[Stored data entries]
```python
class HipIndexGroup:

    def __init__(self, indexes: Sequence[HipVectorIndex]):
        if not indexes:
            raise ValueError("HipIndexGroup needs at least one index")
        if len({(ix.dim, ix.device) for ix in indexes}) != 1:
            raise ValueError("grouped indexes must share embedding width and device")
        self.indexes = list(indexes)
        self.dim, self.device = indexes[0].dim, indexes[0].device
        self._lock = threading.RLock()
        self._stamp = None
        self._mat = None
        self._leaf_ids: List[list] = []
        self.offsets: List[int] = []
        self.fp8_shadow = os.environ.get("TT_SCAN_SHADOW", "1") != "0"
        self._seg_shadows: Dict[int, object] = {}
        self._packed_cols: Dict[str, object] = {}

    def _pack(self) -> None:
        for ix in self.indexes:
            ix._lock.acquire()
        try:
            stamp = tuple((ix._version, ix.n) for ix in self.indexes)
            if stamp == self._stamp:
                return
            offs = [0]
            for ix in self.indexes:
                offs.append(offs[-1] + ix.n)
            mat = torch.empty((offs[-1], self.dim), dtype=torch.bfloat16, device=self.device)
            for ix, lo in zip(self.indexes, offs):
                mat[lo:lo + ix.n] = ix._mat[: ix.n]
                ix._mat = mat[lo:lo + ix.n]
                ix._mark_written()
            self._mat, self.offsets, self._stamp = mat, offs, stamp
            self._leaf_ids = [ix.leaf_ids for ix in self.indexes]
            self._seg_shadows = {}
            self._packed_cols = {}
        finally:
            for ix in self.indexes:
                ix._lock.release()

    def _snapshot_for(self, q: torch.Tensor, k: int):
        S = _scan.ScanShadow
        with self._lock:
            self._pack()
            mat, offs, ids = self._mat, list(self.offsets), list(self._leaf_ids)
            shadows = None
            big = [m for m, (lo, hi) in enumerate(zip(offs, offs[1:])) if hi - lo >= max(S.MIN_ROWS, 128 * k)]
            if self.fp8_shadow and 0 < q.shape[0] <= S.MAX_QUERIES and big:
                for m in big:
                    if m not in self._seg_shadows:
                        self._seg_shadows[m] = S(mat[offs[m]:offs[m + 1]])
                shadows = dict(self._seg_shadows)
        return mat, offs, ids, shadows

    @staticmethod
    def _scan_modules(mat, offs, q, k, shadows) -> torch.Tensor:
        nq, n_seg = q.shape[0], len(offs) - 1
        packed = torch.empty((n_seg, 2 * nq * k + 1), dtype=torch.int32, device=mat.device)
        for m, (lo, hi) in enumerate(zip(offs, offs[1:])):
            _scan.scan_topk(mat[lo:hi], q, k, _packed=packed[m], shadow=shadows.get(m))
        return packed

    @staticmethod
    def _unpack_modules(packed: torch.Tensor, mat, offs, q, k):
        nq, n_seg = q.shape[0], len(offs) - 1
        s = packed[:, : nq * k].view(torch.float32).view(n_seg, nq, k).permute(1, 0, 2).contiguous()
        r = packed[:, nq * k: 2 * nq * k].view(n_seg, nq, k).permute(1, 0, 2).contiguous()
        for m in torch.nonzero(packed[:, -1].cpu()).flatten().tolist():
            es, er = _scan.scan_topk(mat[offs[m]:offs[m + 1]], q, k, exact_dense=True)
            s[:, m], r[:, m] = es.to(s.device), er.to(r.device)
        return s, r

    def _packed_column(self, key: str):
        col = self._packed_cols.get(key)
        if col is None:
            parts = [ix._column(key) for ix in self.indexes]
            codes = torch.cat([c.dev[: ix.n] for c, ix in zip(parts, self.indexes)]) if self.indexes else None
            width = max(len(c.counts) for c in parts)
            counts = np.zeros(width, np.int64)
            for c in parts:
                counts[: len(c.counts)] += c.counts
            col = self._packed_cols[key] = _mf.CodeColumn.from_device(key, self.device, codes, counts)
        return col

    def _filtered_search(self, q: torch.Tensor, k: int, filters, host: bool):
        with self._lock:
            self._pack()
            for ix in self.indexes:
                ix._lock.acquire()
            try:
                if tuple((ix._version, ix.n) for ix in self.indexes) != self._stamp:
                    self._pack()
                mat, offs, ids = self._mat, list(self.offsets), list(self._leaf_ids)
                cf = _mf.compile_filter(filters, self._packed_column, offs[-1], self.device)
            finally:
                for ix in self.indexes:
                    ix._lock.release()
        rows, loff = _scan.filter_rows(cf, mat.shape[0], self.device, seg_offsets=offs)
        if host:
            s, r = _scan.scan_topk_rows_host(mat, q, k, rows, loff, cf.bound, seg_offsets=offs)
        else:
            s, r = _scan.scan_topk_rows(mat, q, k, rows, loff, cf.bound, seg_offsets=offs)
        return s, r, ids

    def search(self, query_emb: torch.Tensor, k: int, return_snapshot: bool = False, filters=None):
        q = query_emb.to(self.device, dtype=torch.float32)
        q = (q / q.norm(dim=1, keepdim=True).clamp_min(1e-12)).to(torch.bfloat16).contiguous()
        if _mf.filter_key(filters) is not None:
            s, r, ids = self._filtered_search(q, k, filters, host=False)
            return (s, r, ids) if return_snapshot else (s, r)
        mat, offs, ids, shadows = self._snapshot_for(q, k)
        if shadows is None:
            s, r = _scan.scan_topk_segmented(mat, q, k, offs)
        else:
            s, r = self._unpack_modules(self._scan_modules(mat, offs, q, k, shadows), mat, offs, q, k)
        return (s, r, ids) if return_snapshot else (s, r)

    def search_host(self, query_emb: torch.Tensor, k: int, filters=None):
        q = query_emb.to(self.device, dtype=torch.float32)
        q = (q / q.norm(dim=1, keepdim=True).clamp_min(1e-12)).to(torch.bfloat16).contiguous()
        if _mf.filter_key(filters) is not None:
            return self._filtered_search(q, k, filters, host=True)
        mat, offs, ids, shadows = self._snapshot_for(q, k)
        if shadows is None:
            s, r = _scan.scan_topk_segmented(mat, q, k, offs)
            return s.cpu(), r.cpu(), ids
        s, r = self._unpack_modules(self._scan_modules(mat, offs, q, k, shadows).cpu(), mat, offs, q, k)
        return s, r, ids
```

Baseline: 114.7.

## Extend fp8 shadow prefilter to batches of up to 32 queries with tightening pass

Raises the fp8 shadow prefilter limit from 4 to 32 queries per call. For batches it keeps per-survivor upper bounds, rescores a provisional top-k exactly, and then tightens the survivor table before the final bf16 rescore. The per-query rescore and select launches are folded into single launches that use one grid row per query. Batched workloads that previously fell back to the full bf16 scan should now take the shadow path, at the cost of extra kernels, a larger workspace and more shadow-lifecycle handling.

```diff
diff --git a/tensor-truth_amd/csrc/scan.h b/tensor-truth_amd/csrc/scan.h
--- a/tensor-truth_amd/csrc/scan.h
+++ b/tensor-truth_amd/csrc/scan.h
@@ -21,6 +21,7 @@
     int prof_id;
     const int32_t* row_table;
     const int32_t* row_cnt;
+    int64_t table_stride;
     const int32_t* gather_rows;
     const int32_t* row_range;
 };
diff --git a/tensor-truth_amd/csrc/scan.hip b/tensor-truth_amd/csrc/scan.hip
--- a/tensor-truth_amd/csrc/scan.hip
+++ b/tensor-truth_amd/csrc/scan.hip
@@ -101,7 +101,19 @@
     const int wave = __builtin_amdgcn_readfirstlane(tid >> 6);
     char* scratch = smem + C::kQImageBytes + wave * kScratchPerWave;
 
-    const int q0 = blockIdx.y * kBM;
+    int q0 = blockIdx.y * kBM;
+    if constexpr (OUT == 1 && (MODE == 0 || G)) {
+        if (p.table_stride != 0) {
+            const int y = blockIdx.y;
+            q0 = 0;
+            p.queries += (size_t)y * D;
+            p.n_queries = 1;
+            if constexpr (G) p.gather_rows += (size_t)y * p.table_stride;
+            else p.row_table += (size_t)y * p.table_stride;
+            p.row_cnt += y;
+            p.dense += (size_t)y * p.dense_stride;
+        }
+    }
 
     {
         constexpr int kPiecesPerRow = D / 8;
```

* What is being asked *
Search term "enumerate": return each line of the data that contains it.

* Written solution *
            big = [m for m, (lo, hi) in enumerate(zip(offs, offs[1:])) if hi - lo >= max(S.MIN_ROWS, 128 * k)]
        for m, (lo, hi) in enumerate(zip(offs, offs[1:])):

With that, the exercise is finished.